Exercise aim:
Find and copy each line of the records where the string "delta" shows up.

━━━━━ Dataset content ━━━━━

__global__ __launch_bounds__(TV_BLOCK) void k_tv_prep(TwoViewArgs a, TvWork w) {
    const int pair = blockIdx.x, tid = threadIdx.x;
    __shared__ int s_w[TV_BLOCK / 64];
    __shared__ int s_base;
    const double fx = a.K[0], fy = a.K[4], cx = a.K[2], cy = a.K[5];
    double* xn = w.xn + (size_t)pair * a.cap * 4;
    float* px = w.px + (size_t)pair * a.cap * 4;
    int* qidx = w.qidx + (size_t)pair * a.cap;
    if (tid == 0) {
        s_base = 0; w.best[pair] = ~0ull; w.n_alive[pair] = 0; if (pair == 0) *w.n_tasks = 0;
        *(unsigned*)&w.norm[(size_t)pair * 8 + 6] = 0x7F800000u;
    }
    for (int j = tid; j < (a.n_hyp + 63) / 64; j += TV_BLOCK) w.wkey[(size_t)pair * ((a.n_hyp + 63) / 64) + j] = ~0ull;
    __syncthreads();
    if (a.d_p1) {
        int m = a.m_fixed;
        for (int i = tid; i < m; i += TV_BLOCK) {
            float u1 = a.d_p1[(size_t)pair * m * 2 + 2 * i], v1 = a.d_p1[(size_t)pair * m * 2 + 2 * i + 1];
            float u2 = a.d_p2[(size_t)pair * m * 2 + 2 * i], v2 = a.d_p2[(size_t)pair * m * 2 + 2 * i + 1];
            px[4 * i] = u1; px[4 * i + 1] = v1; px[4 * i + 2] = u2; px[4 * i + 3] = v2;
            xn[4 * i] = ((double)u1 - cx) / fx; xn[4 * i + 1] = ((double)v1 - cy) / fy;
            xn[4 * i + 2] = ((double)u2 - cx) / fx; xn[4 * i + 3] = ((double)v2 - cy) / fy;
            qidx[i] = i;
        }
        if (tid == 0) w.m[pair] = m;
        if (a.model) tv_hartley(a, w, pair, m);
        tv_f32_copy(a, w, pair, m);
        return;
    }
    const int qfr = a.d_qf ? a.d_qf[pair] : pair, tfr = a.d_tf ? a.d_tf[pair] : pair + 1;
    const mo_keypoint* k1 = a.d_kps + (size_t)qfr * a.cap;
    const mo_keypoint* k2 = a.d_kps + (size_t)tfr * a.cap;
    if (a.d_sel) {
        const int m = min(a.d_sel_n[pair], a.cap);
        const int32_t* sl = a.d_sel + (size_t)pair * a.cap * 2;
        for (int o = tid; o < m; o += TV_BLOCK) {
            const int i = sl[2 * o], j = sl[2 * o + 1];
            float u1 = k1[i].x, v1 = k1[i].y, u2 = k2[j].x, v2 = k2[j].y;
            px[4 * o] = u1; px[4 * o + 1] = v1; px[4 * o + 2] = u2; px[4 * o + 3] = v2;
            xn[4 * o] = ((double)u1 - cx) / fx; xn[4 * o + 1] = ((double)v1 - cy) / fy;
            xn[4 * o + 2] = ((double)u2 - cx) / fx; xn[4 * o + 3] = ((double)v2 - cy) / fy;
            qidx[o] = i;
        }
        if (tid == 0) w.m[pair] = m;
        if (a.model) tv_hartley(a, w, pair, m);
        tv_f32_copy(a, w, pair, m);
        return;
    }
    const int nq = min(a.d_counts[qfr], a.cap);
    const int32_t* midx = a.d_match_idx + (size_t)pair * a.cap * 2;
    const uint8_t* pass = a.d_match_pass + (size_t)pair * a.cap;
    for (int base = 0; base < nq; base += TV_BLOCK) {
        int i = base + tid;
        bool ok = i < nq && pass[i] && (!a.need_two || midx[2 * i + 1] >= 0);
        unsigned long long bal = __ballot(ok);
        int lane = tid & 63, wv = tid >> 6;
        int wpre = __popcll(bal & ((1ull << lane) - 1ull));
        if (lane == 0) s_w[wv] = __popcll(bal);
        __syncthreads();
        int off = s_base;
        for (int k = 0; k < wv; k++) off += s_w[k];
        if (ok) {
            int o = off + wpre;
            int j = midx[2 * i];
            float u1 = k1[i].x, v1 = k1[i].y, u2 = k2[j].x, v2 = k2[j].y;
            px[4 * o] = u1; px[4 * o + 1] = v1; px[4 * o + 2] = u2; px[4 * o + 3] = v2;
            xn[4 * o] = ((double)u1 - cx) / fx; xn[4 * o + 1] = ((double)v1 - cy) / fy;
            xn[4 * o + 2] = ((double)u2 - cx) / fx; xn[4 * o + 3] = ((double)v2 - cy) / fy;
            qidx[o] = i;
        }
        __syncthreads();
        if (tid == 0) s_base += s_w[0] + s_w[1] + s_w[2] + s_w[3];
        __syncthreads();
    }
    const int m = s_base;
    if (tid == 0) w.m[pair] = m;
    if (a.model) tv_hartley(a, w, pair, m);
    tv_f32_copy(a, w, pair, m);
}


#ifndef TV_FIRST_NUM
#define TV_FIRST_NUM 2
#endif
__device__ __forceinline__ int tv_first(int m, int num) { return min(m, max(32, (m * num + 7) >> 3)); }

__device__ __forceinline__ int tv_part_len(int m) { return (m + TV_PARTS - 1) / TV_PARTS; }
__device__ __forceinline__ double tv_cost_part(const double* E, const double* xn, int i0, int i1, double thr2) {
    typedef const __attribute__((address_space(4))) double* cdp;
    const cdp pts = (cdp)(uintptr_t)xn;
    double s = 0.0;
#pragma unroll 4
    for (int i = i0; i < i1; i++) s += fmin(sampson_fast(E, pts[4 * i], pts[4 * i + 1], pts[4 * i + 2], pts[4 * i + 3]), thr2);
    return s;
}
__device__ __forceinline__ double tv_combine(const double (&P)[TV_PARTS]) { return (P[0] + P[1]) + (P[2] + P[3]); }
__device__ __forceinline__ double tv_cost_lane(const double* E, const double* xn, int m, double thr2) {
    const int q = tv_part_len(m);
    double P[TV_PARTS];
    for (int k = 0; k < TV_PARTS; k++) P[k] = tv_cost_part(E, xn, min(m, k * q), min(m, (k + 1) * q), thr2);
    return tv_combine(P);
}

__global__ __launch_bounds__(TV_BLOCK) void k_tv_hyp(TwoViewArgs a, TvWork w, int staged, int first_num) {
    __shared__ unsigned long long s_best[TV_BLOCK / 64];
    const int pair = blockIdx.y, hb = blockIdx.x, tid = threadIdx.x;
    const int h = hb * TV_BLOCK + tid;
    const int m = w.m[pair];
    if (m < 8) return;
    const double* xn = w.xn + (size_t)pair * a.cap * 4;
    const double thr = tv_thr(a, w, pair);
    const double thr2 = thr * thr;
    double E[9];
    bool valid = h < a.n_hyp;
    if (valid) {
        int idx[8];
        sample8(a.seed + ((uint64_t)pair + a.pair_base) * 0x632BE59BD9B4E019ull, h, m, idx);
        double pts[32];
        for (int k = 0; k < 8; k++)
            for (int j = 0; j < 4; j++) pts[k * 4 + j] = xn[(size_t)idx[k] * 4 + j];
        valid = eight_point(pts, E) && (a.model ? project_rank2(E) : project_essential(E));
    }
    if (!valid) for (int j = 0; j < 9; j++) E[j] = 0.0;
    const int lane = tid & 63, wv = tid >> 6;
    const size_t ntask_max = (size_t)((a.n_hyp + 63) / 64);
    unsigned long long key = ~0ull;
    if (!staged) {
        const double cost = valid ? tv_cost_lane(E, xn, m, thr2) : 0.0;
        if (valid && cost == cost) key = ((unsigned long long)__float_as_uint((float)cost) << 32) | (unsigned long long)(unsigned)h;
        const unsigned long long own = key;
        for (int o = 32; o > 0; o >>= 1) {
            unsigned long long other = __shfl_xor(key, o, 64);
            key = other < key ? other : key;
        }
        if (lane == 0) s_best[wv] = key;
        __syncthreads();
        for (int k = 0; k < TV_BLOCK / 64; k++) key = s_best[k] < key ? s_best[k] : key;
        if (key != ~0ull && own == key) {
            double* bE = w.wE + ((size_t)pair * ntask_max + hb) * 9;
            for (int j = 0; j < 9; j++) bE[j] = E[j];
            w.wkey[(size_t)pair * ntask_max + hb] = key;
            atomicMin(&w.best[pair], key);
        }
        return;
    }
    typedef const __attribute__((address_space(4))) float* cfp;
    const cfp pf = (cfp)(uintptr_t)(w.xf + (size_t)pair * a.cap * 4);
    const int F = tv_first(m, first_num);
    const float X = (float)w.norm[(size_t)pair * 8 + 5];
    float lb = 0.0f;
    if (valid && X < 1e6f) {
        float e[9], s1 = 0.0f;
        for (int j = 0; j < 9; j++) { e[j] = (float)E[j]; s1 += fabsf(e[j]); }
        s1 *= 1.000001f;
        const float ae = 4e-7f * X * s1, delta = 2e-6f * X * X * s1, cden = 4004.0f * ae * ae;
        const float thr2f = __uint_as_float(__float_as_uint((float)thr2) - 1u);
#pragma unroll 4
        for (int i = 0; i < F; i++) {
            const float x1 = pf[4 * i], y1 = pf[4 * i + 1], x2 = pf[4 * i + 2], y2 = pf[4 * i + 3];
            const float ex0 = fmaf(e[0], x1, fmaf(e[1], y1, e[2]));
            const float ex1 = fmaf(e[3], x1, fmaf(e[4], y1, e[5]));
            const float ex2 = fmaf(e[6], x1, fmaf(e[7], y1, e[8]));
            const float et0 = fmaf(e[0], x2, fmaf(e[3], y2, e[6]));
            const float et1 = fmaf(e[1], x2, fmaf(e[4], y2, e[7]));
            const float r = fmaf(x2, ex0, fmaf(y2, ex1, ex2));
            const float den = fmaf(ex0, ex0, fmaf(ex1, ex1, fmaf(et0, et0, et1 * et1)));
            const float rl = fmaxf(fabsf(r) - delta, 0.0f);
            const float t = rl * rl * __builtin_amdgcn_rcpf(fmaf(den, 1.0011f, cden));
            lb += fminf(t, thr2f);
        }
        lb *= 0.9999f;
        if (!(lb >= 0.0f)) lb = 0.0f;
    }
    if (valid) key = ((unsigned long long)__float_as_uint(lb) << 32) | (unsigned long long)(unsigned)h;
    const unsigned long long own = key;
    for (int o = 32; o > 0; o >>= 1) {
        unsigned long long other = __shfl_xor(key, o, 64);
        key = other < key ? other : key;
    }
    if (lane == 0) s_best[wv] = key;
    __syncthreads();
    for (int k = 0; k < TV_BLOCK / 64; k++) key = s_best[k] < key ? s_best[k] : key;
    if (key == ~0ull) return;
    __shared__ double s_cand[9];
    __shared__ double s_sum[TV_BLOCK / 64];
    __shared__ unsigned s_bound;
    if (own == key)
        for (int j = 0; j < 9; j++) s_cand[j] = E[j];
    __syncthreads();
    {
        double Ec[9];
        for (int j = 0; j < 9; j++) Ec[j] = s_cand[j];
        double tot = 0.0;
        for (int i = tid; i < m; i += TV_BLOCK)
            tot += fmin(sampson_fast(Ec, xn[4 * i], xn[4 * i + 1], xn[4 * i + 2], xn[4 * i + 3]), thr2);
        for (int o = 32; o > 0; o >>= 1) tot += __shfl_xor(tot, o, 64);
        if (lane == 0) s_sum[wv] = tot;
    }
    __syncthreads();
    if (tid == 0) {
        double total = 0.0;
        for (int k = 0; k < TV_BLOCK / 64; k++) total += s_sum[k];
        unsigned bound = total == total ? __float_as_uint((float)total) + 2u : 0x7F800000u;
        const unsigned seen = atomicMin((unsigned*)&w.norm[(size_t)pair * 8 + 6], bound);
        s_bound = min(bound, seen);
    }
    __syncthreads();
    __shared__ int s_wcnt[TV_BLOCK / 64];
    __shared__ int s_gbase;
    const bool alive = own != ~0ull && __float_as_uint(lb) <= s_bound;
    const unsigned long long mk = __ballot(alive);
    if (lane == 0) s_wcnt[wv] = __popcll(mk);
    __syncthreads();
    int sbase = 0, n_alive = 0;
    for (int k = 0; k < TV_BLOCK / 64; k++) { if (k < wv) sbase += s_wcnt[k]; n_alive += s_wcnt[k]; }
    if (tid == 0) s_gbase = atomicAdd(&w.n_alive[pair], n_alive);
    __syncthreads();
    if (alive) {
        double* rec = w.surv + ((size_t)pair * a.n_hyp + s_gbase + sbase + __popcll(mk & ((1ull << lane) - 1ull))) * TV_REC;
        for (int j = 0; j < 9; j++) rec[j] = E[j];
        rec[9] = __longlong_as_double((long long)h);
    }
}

━━━━━

Answer box:
        const float ae = 4e-7f * X * s1, delta = 2e-6f * X * X * s1, cden = 4004.0f * ae * ae;
            const float rl = fmaxf(fabsf(r) - delta, 0.0f);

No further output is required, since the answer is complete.